Reineke taught school in Girard, Illinois and Ottawa, Kansas as a young woman. She left teaching to become photographer E. H. Corwin's assistant. By 1903, she was speaking about photography on the Chautauqua platform. She built her own business in Kansas City, Missouri, as a portrait photographer specializing in children's portraits. "I never attempt to pose children before the camera," she explained, "because their every movement is full of unconscious, unaffected grace." Portraits of children by Reineke were exhibited in the Temple of Childhood at the Panama–Pacific International Exposition in San Francisco in 1915.

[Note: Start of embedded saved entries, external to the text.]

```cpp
template <class F>
struct Curve {
  using fe = typename F::fe;

  struct Jac {
    fe x, y, z;
  };

  static OTD_SECP_FN fe constant(const uint32_t (&w)[8]) { return F::from_words(w); }

  static OTD_SECP_FN fe sqrn(fe a, int n) {
    OTD_SECP_ROLLED
    for (int i = 0; i < n; ++i) a = F::sqr(a);
    return a;
  }

  static OTD_SECP_FN fe pow_chain(fe a, bool root) {
    const fe x2 = F::mul(F::sqr(a), a);
    const fe x3 = F::mul(F::sqr(x2), a);
    const fe x6 = F::mul(sqrn(x3, 3), x3);
    const fe x9 = F::mul(sqrn(x6, 3), x3);
    const fe x11 = F::mul(sqrn(x9, 2), x2);
    const fe x22 = F::mul(sqrn(x11, 11), x11);
    const fe x44 = F::mul(sqrn(x22, 22), x22);
    const fe x88 = F::mul(sqrn(x44, 44), x44);
    const fe x176 = F::mul(sqrn(x88, 88), x88);
    const fe x220 = F::mul(sqrn(x176, 44), x44);
    const fe x223 = F::mul(sqrn(x220, 3), x3);
    fe t = F::mul(sqrn(x223, 23), x22);
    if (root) {
      t = F::mul(sqrn(t, 6), x2);
      return sqrn(t, 2);
    }
    t = F::mul(sqrn(t, 5), a);
    t = F::mul(sqrn(t, 3), x2);
    return F::mul(sqrn(t, 2), a);
  }

  static OTD_SECP_FN fe inv(fe a) { return pow_chain(a, false); }

  static OTD_SECP_FN bool sqrt(fe a, fe& r) {
    r = pow_chain(a, true);
    return F::is_zero(F::sub(F::sqr(r), a));
  }

  static OTD_SECP_FN fe curve_rhs(fe x) { return F::add(F::mul(F::sqr(x), x), F::small(7)); }

  static OTD_SECP_FN bool is_x(fe x) {
    fe r;
    return sqrt(curve_rhs(x), r);
  }

  static OTD_SECP_FN bool lift_even(fe x, fe& y) {
    fe r;
    const bool on = sqrt(curve_rhs(x), r);
    y = F::select(F::odd(r), F::sub(F::small(0), r), r);
    return on;
  }

  static OTD_SECP_FN fe xswiftec(fe u, fe t) {
    const uint32_t cw[8] = OTD_SECP_C, hw[8] = OTD_SECP_HALF;
    const fe half = constant(hw);
    if (F::is_zero(u)) u = F::small(1);
    if (F::is_zero(t)) t = F::small(1);
    const fe g = curve_rhs(u);
    if (F::is_zero(F::add(g, F::sqr(t)))) t = F::add(t, t);
    const fe X = F::mul(F::sub(g, F::sqr(t)), inv(F::add(t, t)));
    const fe Y = F::mul(F::add(X, t), inv(F::mul(constant(cw), u)));
    const fe y2 = F::sqr(Y);
    const fe y4 = F::add(y2, y2);
    const fe x1 = F::add(u, F::add(y4, y4));
    if (is_x(x1)) return x1;
    const fe xy = F::mul(X, inv(Y));
    const fe x2 = F::mul(F::sub(F::sub(F::small(0), xy), u), half);
    if (is_x(x2)) return x2;
    return F::mul(F::sub(xy, u), half);
  }

  static OTD_SECP_FN Jac jselect(bool c, const Jac& a, const Jac& b) {
    Jac r;
    r.x = F::select(c, a.x, b.x);
    r.y = F::select(c, a.y, b.y);
    r.z = F::select(c, a.z, b.z);
    return r;
  }

  static OTD_SECP_FN Jac jdouble(const Jac& p) {
    const fe ysq = F::sqr(p.y);
    fe s = F::mul(p.x, ysq);
    s = F::add(s, s);
    s = F::add(s, s);
    const fe xx = F::sqr(p.x);
    const fe m = F::add(F::add(xx, xx), xx);
    Jac r;
    r.x = F::sub(F::sub(F::sqr(m), s), s);
    fe y4 = F::sqr(ysq);
    y4 = F::add(y4, y4);
    y4 = F::add(y4, y4);
    y4 = F::add(y4, y4);
    r.y = F::sub(F::mul(m, F::sub(s, r.x)), y4);
    const fe yz = F::mul(p.y, p.z);
    r.z = F::add(yz, yz);
    return r;
  }

  static OTD_SECP_FN Jac jadd_affine(const Jac& p, fe x2, fe y2) {
    const fe z1z1 = F::sqr(p.z);
    const fe u2 = F::mul(x2, z1z1);
    const fe s2 = F::mul(F::mul(y2, p.z), z1z1);
    const fe h = F::sub(u2, p.x);
    const fe r = F::sub(s2, p.y);
    const fe hh = F::sqr(h);
    const fe hhh = F::mul(h, hh);
    const fe v = F::mul(p.x, hh);
    Jac o;
    o.x = F::sub(F::sub(F::sub(F::sqr(r), hhh), v), v);
    o.y = F::sub(F::mul(r, F::sub(v, o.x)), F::mul(p.y, hhh));
    o.z = F::mul(p.z, h);
    return o;
  }

  static OTD_SECP_FN void mul(const uint32_t k[8], fe px, fe py, fe& rx, fe& ry) {
    uint32_t kk[8];
#pragma unroll
    for (int i = 0; i < 8; ++i) kk[i] = k[i];
    Jac base, acc;
    base.x = px;
    base.y = py;
    base.z = F::small(1);
    acc.x = F::small(0);
    acc.y = F::small(1);
    acc.z = F::small(0);
    bool inf = true;
    OTD_SECP_ROLLED
    for (int i = 0; i < 256; ++i) {
      const bool bit = (kk[7] >> 31) != 0;
#pragma unroll
      for (int j = 7; j > 0; --j) kk[j] = (kk[j] << 1) | (kk[j - 1] >> 31);
      kk[0] <<= 1;
      const Jac d = jdouble(acc);
      const Jac s = jselect(inf, base, jadd_affine(d, px, py));
      acc = jselect(bit, s, d);
      inf = inf & !bit;
    }
    const fe zi = inv(acc.z);
    const fe zi2 = F::sqr(zi);
    rx = F::mul(acc.x, zi2);
    ry = F::mul(acc.y, F::mul(zi2, zi));
  }

  static OTD_SECP_FN uint32_t row(const uint32_t k[8], const uint32_t pa[8], const uint32_t pb[8], uint32_t kind,
                                  uint32_t x[8], uint32_t& parity) {
    const uint32_t nw[8] = OTD_SECP_N, pw[8] = OTD_SECP_P, gx[8] = OTD_SECP_GX, gy[8] = OTD_SECP_GY;
    uint32_t status = kSecpOk;
    fe px = constant(gx), py = constant(gy);
    if (kind > kSecpKindEllSwift) {
      status = kSecpBadKind;
    } else if (words_zero(k) || words_ge(k, nw)) {
      status = kSecpBadScalar;
    } else if (kind == kSecpKindXOnly) {
      fe y;
      const fe xx = F::from_words(pa);
      if (words_ge(pa, pw) || !lift_even(xx, y)) {
        status = kSecpBadPoint;
      } else {
        px = xx;
        py = y;
      }
    } else if (kind == kSecpKindEllSwift) {
      px = xswiftec(F::from_words(pa), F::from_words(pb));
      lift_even(px, py);
    }
    uint32_t kk[8];
#pragma unroll
    for (int i = 0; i < 8; ++i) kk[i] = status == kSecpOk ? k[i] : (i == 0 ? 1u : 0u);
    if (status != kSecpOk) {
      px = constant(gx);
      py = constant(gy);
    }
    fe rx, ry;
    mul(kk, px, py, rx, ry);
    uint32_t xw[8];
    F::to_words(rx, xw);
    const uint32_t keep = status == kSecpOk ? 0xFFFFFFFFu : 0u;
#pragma unroll
    for (int i = 0; i < 8; ++i) x[i] = xw[i] & keep;
    parity = (F::odd(ry) ? 1u : 0u) & keep;
    return status;
  }
};

}
}
```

Reineke was elected president of the Women's Federation of the Photographers Association of America in 1913 and 1915, but declined the position both times. She accepted a position as regional chairman instead; she served as press representative in 1914, and as vice president of the federation in 1912 and 1917. In 1921, she was elected third vice president of the National Photographers Association.

==Personal life==
Reineke was a charter member of the Women's Dining Club of Kansas City. She was president of the Kansas City Women's Commercial Club. In 1910, she attended the Third National Conservation Congress, held in Washington, D.C. In 1922, she was living on a small farm in Shawnee, Kansas. Emma Blanche Reineke died in Shawnee, Kansas in 1935, aged 72 years.